TASK TO COMPLETE: In how many lines of the data below does the word "false" appear? Reply with the number and nothing more.

++++ EXTRACTED INFORMATION

## Fold O2 near-line and nonresonant tail into grouped rational-fraction accumulation

In the grouped fused kernel, the O2 near lines, leftover far lines and the nonresonant term are merged into the open far-group numerator/denominator fraction, so one division per group replaces per-line divisions. The last partially filled far group is left open so tail members can join it, and a separate path computes the final dry absorption and returns early. The fused kernel also reloads z, t and the liquid and ice densities from memory after the barrier when parking, to reduce register pressure. Risks include extra numeric range issues from multiplying denominators and more code in the kernel.

```diff
diff --git a/mwr_fast_forward_operators_and_lbls_amd/csrc/mwrt_absorption.hip.h b/mwr_fast_forward_operators_and_lbls_amd/csrc/mwrt_absorption.hip.h
--- a/mwr_fast_forward_operators_and_lbls_amd/csrc/mwrt_absorption.hip.h
+++ b/mwr_fast_forward_operators_and_lbls_amd/csrc/mwrt_absorption.hip.h
@@ -178,6 +178,58 @@
     }
     far_group_close<NFC>(N, D, sum);
   }
+}
+
+constexpr int TAIL_GROUP_MEMBERS = 4 * FAR_GROUP_QUADS;
+__device__ __forceinline__ void tail_merge(double& n, double& d, double num, double den) {
+  fma_in_place(n, den, num * d);
+  d *= den;
+}
+template <int NFC, class Mask, class Setup>
+__device__ __forceinline__ int far_groups_open(const double* sfq, Mask m, Setup&& setup, double (&sum)[NFC], double (&N)[NFC], double (&D)[NFC]) {
+  auto next_quad = [&](FarLine (&q)[4]) {
+#pragma unroll
+    for (int i = 0; i < 4; ++i) { setup(__builtin_ctzll((unsigned long long)m), q[i]); m &= m - Mask(1); }
+    LDS_RELOAD_FENCE();
+  };
+  int open = 0;
+  while (m) {
+    {
+      FarLine q[4];
+      next_quad(q);
+      far_quad_fraction<NFC, true>(sfq, q[0], q[1], q[2], q[3], sum, N, D);
+    }
+    int g = 1;
+    for (; g < FAR_GROUP_QUADS && m; ++g) {
+      FarLine q[4];
+      next_quad(q);
+      far_quad_fraction<NFC, false>(sfq, q[0], q[1], q[2], q[3], sum, N, D);
+    }
+    if (m) far_group_close<NFC>(N, D, sum);
+    else open = g;
+  }
+  return open;
+}
+template <int NFC>
+__device__ __forceinline__ void tail_group_begin(const double (&sum)[NFC], double (&N)[NFC], double (&D)[NFC]) {
+#pragma unroll
+  for (int j = 0; j < NFC; ++j) { N[j] = sum[j]; D[j] = 1.0; }
+}
+template <int NFC>
+__device__ __forceinline__ int tail_start(int quads, int members, double (&sum)[NFC], double (&N)[NFC], double (&D)[NFC]) {
+  if (quads > 0 && quads + (members + 3) / 4 <= FAR_GROUP_QUADS) return 4 * (FAR_GROUP_QUADS - quads);
+  if (quads > 0) far_group_close<NFC>(N, D, sum);
+  tail_group_begin<NFC>(sum, N, D);
+  return TAIL_GROUP_MEMBERS;
+}
+template <int NFC>
+__device__ __forceinline__ void tail_member(int& room, double (&sum)[NFC], double (&N)[NFC], double (&D)[NFC]) {
+  if (room == 0) {
+    far_group_close<NFC>(N, D, sum);
+    tail_group_begin<NFC>(sum, N, D);
+    room = TAIL_GROUP_MEMBERS;
+  }
+  --room;
 }
 
 constexpr int VF_TERMS = 8;
@@ -512,7 +564,7 @@
   double dnu;
 };
 
-template <int NFC, bool NODES = false, bool GROUPED = false>
+template <int NFC, bool NODES = false, bool GROUPED = false, bool TAILS = false>
 __device__ __forceinline__ void dry_absorb(cmodel M, const LevelState& L, const double* sfq ,
                                            const LineMasks& lm, double (&adry)[NFC], unsigned long long excl = 0ull,
                                            const double* init_sum = nullptr, unsigned long long* failed = nullptr) {
@@ -571,7 +623,8 @@
   const unsigned long long setQ = o2_quad_set(lm, setA, NODES);
   const unsigned long long leftA = lowest_bits(setQ, __builtin_popcountll(setQ) & 3);
   const unsigned long long leftP = (__builtin_popcountll(leftA) >= 2) ? lowest_bits(leftA, 2) : 0ull;
-  near |= leftA & ~leftP;
+  static_assert(!TAILS || (GROUPED && !NODES), "the tail rides in the fused kernel's groups");
+  near |= TAILS ? leftA : leftA & ~leftP;
   auto far_setup = [&](int k, FarLine& fl) {
     const O2Line q = line_setup(k);
     double P = q.P, Q = q.Q;
@@ -591,6 +644,48 @@
     }
     LDS_RELOAD_FENCE();
     vfar_eval<NFC>(sfq, lm.vf_invh, -lm.vf_u0 * lm.vf_invh, acc, sum);
+  }
+  if constexpr (TAILS) {
+    double N[NFC], D[NFC];
+    const int quads = far_groups_open<NFC>(sfq, setQ & ~leftA, far_setup, sum, N, D);
+    if (MWRT_ABLATE & 1) near = 0ull;
+    int room = tail_start<NFC>(quads, __builtin_popcountll(near) + 1, sum, N, D);
+    be_prev = -1;
+    for (unsigned long long m = near; m; m &= m - 1ull) {
+      const int k = __builtin_ctzll(m);
+      const O2Line q = line_setup(k);
+      LDS_RELOAD_FENCE();
+      tail_member<NFC>(room, sum, N, D);
+#pragma unroll
+      for (int j = 0; j < NFC; ++j) {
+        const double f = sfq[2 * j], f2 = sfq[2 * j + 1];
+        const double d1 = f - q.c1;
+        const double d2 = f + q.c1;
+        const double D1 = __builtin_fma(d1, d1, q.df2);
+        const double D2 = __builtin_fma(d2, d2, q.df2);
+        tail_merge(N[j], D[j], __builtin_fma(f2, q.P, q.Q), D1 * D2);
+      }
+    }
+    double th1l = th1, denl = den;
+    asm volatile("" : "+v"(th1l), "+v"(denl));
+    const double thl = th1l + 1.0, dfnrl = M->o2_wb300 * denl;
+    const double nrq = fdiv(0.5 * M->o2_nonres * dfnrl, thl);
+    const double dfnr2 = dfnrl * dfnrl;
+    LDS_RELOAD_FENCE();
+    tail_member<NFC>(room, sum, N, D);
+#pragma unroll
+    for (int j = 0; j < NFC; ++j) tail_merge(N[j], D[j], nrq, sfq[2 * j + 1] + dfnr2);
+    far_group_close<NFC>(N, D, sum);
+    const double scale2 = 2.0 * M->o2_coef * presda * thl * thl * thl;
+    const double pn2 = M->n2_ptot ? pres : L.pdry;
+    const double n2c = M->n2_n * M->n2_l * pn2 * pn2 * fexp(M->n2_m * lnth);
+#pragma unroll
+    for (int j = 0; j < NFC; ++j) {
+      const double f2 = sfq[2 * j + 1];
+      const double o2 = fmax(scale2 * (sum[j] * f2), 0.0);
+      adry[j] = o2 + n2c * sfq[2 * NFC + 2 + j] * f2;
+    }
+    return;
   }
   if constexpr (GROUPED) far_groups_accumulate<NFC>(sfq, setQ & ~leftA, far_setup, sum);
   else for (unsigned long long m = setQ & ~leftA; m;) {
diff --git a/mwr_fast_forward_operators_and_lbls_amd/csrc/mwrt_fused.hip.h b/mwr_fast_forward_operators_and_lbls_amd/csrc/mwrt_fused.hip.h
--- a/mwr_fast_forward_operators_and_lbls_amd/csrc/mwrt_fused.hip.h
+++ b/mwr_fast_forward_operators_and_lbls_amd/csrc/mwrt_fused.hip.h
@@ -158,7 +158,7 @@
     }
     MWRT_STAMP(2);
     MWRT_SETPRIO(2);
-    dry_absorb<NFC, false, GROUPED>(M, L, sfq, lm, adry);
+    dry_absorb<NFC, false, GROUPED, GROUPED>(M, L, sfq, lm, adry);
     MWRT_SETPRIO(1);
     MWRT_STAMP(3);
     if constexpr (OPT) {
@@ -176,7 +176,11 @@
     }
   }
   __syncthreads();
-  if constexpr (OPT) { LDS_RELOAD_FENCE(); zi = A.z[off]; ti = A.t[off]; }
+  if constexpr (OPT || PARK) { LDS_RELOAD_FENCE(); zi = A.z[off]; ti = A.t[off]; }
+  if constexpr (OPT && PARK) {
+    if (A.denliq) denl = A.denliq[off];
+    if (A.denice) deni = A.denice[off];
+  }
   double tw[EXTRAS ? NFC : 1], td[NFC];
   bool neg = false;
   {
```

New measurement: 1.040 billion, median of 6. About the same (+0.8%).

## Process two RTE segment items per thread with interleaved exp/tanh evaluation

Applied to the files above, without the earlier changes.

Adds a paired path to the fused kernel's segment-wise radiative transfer loop. Each thread now handles two work items (itA and itA+nthreads) at once and interleaves their recurrence steps, with paired polynomial exp/tanh and reciprocal routines. The aim is more instruction-level parallelism to hide FMA and LDS latency in the serial per-layer dependency chain. The cost is higher register pressure and extra branch combinations for thin versus general layers. It is on by default and can be disabled with MWRT_K2_PAIRS=0.

```diff
diff --git a/mwr_fast_forward_operators_and_lbls_amd/csrc/mwrt.hip b/mwr_fast_forward_operators_and_lbls_amd/csrc/mwrt.hip
--- a/mwr_fast_forward_operators_and_lbls_amd/csrc/mwrt.hip
+++ b/mwr_fast_forward_operators_and_lbls_amd/csrc/mwrt.hip
@@ -122,6 +122,7 @@
     return fail(MWRT_ERR_UNSUPPORTED, "LDS budget exceeded (nlev x nang too large)");
   dim3 grid((unsigned)nprof , (unsigned)nchunks), block(threads);
   a.write_valid = nchunks == 1;
+  a.k2_pairs = c->k2_pairs;
   if (!a.write_valid) HIP_TRY(hipMemsetAsync(a.valid, 1, (size_t)nprof, st));
   int rc = phase_attach(&a, nprof, nchunks, st); if (rc) return rc;
   rc = timed(c, st, [&] {
@@ -429,6 +430,8 @@
     const long v = std::atol(mb);
     if (v > 0) c->alpha_batch_bytes = (size_t)v << 20;
   }
+  if (const char* kp = std::getenv("MWRT_K2_PAIRS"))
+    c->k2_pairs = !(kp[0] == '0' && kp[1] == '\0');
   *out = c;
   return MWRT_OK;
 }
diff --git a/mwr_fast_forward_operators_and_lbls_amd/csrc/mwrt_args.hip.h b/mwr_fast_forward_operators_and_lbls_amd/csrc/mwrt_args.hip.h
--- a/mwr_fast_forward_operators_and_lbls_amd/csrc/mwrt_args.hip.h
+++ b/mwr_fast_forward_operators_and_lbls_amd/csrc/mwrt_args.hip.h
@@ -43,6 +43,7 @@
   const double* awet_in; const double* adry_in;
   const LineMasks* masks[MAX_MULTI];
   const double* o3n;
+  int k2_pairs;
 #if MWRT_PHASE_CLOCK
   long long* phase;
 #endif
diff --git a/mwr_fast_forward_operators_and_lbls_amd/csrc/mwrt_fused.hip.h b/mwr_fast_forward_operators_and_lbls_amd/csrc/mwrt_fused.hip.h
--- a/mwr_fast_forward_operators_and_lbls_amd/csrc/mwrt_fused.hip.h
+++ b/mwr_fast_forward_operators_and_lbls_amd/csrc/mwrt_fused.hip.h
@@ -43,6 +43,74 @@
   if (rest > 0) step(t0, b0);
   if (rest > 1) step(t1, b1);
   if (rest > 2) step(tp[2], bp[2]);
+}
+
+template <class Step>
+__device__ __forceinline__ void rte_segment2(const double* tauA, const double* bofA, const double* tauB, const double* bofB,
+                                             int seglen, Step step) {
+  ldoubles tpA = (ldoubles)tauA, bpA = (ldoubles)bofA, tpB = (ldoubles)tauB, bpB = (ldoubles)bofB;
+  asm volatile("" : "+v"(tpA), "+v"(bpA), "+v"(tpB), "+v"(bpB));
+  double tA0 = tpA[0], tA1 = tpA[1], bA0 = bpA[0], bA1 = bpA[1];
+  double tB0 = tpB[0], tB1 = tpB[1], bB0 = bpB[0], bB1 = bpB[1];
+  for (int n = seglen >> 2; n > 0; --n) {
+    const double tA2 = tpA[2], tA3 = tpA[3], tB2 = tpB[2], tB3 = tpB[3];
+    step(tA0, bA0, tB0, bB0);
+    const double bA2 = bpA[2], bA3 = bpA[3], bB2 = bpB[2], bB3 = bpB[3];
+    step(tA1, bA1, tB1, bB1);
+    tA0 = tpA[4]; tA1 = tpA[5]; tB0 = tpB[4]; tB1 = tpB[5];
+    step(tA2, bA2, tB2, bB2);
+    bA0 = bpA[4]; bA1 = bpA[5]; bB0 = bpB[4]; bB1 = bpB[5];
+    step(tA3, bA3, tB3, bB3);
+    tpA += 4; bpA += 4; tpB += 4; bpB += 4;
+  }
+  const int rest = seglen & 3;
+  if (rest > 0) step(tA0, bA0, tB0, bB0);
+  if (rest > 1) step(tA1, bA1, tB1, bB1);
+  if (rest > 2) step(tpA[2], bpA[2], tpB[2], bpB[2]);
+}
+
+__device__ __forceinline__ void k2_step_thin(double ntl, double bi, double& bprev, double& T, double& B, double cs, double ct) {
+  const double E = fexp_small(ntl, cs);
+  const double nth = ftanh_half_small(ntl, ct);
+  B = __builtin_fma(__builtin_fma(bi, E, bprev) * T, -nth, B);
+  T *= E;
+  bprev = bi;
+}
+__device__ __forceinline__ void k2_step_general(double ntl, double bi, double& bprev, double& T, double& B, double ce) {
+  const double E = fexp(ntl, ce);
+  const double lay = fdiv1(__builtin_fma(bi, E, bprev), 1.0 + E);
+  B = __builtin_fma(lay * T, 1.0 - E, B);
+  T *= E;
+  bprev = bi;
+}
+__device__ __forceinline__ void k2_step_thin2(double ntlA, double biA, double& bprevA, double& TA, double& BA,
+                                              double ntlB, double biB, double& bprevB, double& TB, double& BB,
+                                              double cs, double ct) {
+  double EA, EB, nthA, nthB;
+  fexp_tanh_small2(ntlA, ntlB, cs, ct, EA, EB, nthA, nthB);
+  const double sA = __builtin_fma(biA, EA, bprevA) * TA, sB = __builtin_fma(biB, EB, bprevB) * TB;
+  BA = __builtin_fma(sA, -nthA, BA); BB = __builtin_fma(sB, -nthB, BB);
+  TA *= EA; TB *= EB;
+  bprevA = biA; bprevB = biB;
+}
+__device__ __forceinline__ void k2_step_general2(double ntlA, double biA, double& bprevA, double& TA, double& BA,
+                                                 double ntlB, double biB, double& bprevB, double& TB, double& BB, double ce) {
+#if MWRT_EXACT_DIV
+  k2_step_general(ntlA, biA, bprevA, TA, BA, ce);
+  k2_step_general(ntlB, biB, bprevB, TB, BB, ce);
+#else
+  double EA, EB;
+  fexp2(ntlA, ntlB, ce, EA, EB);
+  const double dA = 1.0 + EA, dB = 1.0 + EB;
+  double rA = __builtin_amdgcn_rcp(dA), rB = __builtin_amdgcn_rcp(dB);
+  const double nA = __builtin_fma(biA, EA, bprevA), nB = __builtin_fma(biB, EB, bprevB);
+  const double eA = __builtin_fma(-dA, rA, 1.0), eB = __builtin_fma(-dB, rB, 1.0);
+  rA = __builtin_fma(rA, eA, rA); rB = __builtin_fma(rB, eB, rB);
+  const double layA = nA * rA, layB = nB * rB;
+  BA = __builtin_fma(layA * TA, 1.0 - EA, BA); BB = __builtin_fma(layB * TB, 1.0 - EB, BB);
+  TA *= EA; TB *= EB;
+  bprevA = biA; bprevB = biB;
+#endif
 }
 
 template <int NFC, int NFK, int MAXT, bool OPT = false, bool EXTRAS = false, bool ALPHA = false>
@@ -382,7 +450,61 @@
       nthin_all = nthin;
       __syncthreads();
     }
-    for (int it0 = tid; it0 < items; it0 += nthreads) {
+    int it_first = tid;
+    if constexpr (MAXT <= 512) {
+      if (A.k2_pairs && !sorted && !(OPT && A.amf) && nseg * seglen < ld) {
+        const double cs = loop_invariant_vgpr(FEXP_SMALL_C0), ce = loop_invariant_vgpr(FEXP_C0);
+        const double ct = loop_invariant_vgpr(FTANH_HALF_SMALL_C0);
+        int base = 0;
+        for (; base + nthreads < items; base += 2 * nthreads) {
+          const int itA = base + tid;
+          const bool hasB = itA + nthreads < items;
+          const int itB = hasB ? itA + nthreads : itA;
+          const wmask maskB = wballot(hasB);
+          const int prA = div_small(itA, nseg, A.g.magic_nseg[h]), segA = itA - prA * nseg;
+          const int jjA = div_small(prA, nang, A.g.magic_nang), aA = prA - jjA * nang;
+          const int prB = div_small(itB, nseg, A.g.magic_nseg[h]), segB = itB - prB * nseg;
+          const int jjB = div_small(prB, nang, A.g.magic_nang), aB = prB - jjB * nang;
+          const int loA = 1 + segA * seglen, loB = 1 + segB * seglen;
+          const double* tjA = tau + jjA * ld;
+          const double* bjA = bof + jjA * ld;
+          const double* tjB = tau + jjB * ld;
+          const double* bjB = bof + jjB * ld;
+          double TA = 1.0, BA = 0.0, TB = 1.0, BB = 0.0;
+          double bprevA = (loA < nlev) ? bjA[loA - 1] : 0.0;
+          double bprevB = (loB < nlev) ? bjB[loB - 1] : 0.0;
+          const double namA = -cam[aA], namB = -cam[aB];
+          rte_segment2(tjA + loA, bjA + loA, tjB + loB, bjB + loB, seglen, [&](double tzA, double biA, double tzB, double biB) {
+            const double ntlA = tzA * namA, ntlB = tzB * namB;
+            const bool thinA = wave_all(fabs(ntlA) <= EXP_SMALL_X);
+            const bool thinB = (wballot(!(fabs(ntlB) <= EXP_SMALL_X)) & maskB) == 0ull;
+            if (thinA) {
+              if (thinB) {
+                KEEP_BRANCH();
+                k2_step_thin2(ntlA, biA, bprevA, TA, BA, ntlB, biB, bprevB, TB, BB, cs, ct);
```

++++++++

RESPONSE FOR THIS EXERCISE: 7